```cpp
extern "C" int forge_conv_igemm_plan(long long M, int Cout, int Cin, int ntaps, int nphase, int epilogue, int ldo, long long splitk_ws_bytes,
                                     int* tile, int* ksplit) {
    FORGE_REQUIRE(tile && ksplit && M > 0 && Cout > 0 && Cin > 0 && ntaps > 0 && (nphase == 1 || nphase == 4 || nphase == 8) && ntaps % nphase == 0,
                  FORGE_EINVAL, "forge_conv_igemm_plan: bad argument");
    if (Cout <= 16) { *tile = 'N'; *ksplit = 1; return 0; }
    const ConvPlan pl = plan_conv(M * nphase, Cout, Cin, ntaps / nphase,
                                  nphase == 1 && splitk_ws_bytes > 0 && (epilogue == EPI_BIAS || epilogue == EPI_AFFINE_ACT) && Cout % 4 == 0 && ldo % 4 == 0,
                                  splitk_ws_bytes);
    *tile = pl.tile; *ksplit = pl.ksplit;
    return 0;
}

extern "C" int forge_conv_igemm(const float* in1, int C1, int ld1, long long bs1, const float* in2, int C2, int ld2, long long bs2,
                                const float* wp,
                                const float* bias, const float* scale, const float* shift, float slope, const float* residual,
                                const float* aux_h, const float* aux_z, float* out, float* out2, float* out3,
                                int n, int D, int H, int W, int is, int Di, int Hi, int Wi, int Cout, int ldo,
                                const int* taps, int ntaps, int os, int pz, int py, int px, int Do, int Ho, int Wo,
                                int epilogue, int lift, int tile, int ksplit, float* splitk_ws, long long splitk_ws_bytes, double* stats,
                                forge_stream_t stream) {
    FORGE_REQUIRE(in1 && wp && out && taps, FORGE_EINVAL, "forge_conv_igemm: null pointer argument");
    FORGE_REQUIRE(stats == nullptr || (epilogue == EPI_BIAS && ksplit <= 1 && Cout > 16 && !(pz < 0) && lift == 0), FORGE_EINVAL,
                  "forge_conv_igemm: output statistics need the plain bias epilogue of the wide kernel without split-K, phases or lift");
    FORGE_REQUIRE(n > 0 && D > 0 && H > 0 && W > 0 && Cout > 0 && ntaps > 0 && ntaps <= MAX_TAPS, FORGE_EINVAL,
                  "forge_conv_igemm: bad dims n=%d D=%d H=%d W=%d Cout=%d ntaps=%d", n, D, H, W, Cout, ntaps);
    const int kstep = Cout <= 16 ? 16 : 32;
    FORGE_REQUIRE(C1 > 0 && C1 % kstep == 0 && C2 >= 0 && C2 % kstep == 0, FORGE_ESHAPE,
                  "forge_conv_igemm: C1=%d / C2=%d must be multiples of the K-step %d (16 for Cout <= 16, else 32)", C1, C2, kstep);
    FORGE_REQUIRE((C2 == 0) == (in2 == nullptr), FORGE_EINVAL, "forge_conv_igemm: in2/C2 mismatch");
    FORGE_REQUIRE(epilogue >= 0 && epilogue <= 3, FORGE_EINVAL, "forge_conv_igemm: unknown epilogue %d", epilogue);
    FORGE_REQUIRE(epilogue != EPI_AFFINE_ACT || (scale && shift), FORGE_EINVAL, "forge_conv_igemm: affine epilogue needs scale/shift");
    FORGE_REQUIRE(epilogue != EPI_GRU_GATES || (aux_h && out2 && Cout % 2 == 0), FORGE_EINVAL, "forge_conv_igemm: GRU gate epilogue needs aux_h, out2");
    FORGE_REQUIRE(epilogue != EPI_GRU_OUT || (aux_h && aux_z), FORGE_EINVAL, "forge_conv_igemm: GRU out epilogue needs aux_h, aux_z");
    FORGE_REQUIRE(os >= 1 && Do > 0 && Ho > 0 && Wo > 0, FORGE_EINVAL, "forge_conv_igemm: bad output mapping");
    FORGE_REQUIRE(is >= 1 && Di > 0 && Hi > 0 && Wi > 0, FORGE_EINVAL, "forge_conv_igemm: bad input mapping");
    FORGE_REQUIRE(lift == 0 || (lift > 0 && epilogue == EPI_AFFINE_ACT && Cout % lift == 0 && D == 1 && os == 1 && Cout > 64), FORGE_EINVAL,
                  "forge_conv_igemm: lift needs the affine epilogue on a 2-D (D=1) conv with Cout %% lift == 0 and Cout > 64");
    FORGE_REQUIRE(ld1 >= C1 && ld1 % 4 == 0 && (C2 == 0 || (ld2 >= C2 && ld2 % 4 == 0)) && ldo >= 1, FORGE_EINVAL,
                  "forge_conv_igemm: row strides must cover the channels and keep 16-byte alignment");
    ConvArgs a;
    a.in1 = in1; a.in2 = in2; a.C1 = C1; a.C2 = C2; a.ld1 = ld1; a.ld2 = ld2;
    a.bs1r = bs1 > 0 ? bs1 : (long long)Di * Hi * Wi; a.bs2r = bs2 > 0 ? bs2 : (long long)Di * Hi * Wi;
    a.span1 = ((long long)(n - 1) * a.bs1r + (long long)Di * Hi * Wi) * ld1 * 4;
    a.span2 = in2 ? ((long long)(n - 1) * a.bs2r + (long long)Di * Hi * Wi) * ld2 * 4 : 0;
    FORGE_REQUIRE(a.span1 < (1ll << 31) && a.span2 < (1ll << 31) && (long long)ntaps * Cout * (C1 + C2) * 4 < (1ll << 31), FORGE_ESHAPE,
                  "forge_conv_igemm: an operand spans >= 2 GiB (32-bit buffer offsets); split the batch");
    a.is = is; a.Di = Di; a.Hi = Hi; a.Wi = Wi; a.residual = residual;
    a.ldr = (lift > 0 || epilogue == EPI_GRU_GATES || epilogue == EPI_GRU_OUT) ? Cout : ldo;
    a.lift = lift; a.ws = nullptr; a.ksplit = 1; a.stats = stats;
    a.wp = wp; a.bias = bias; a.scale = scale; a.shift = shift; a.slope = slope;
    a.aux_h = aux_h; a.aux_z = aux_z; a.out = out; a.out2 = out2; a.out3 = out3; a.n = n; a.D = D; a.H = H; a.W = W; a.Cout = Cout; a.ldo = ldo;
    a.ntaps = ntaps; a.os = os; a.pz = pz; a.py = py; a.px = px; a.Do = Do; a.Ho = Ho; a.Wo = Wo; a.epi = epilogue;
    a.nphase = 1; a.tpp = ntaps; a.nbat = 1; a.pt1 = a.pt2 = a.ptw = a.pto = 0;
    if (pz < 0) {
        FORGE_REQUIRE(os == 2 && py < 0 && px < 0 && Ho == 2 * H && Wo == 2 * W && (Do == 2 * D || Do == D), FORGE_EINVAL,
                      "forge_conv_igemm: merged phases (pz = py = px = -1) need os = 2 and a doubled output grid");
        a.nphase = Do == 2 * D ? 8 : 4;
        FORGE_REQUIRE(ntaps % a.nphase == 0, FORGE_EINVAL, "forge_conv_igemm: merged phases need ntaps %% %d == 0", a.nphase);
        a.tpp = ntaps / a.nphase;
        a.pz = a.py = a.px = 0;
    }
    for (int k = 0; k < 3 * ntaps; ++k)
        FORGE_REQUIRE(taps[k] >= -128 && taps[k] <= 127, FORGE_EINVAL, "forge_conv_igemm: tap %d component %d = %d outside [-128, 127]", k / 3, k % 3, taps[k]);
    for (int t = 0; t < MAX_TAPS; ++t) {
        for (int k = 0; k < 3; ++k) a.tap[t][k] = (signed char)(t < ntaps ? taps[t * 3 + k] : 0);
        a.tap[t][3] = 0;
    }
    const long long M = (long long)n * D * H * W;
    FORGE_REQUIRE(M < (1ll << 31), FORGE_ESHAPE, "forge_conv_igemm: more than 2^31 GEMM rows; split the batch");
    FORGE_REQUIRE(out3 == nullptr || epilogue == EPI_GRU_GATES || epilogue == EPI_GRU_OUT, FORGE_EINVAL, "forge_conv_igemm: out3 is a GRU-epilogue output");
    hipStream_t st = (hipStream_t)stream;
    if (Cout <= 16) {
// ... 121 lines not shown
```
=-=-=-=-=
In the entries, some lines may contain the word "slope". Give how many do, as a number by itself.

_Output of the exercise:_
2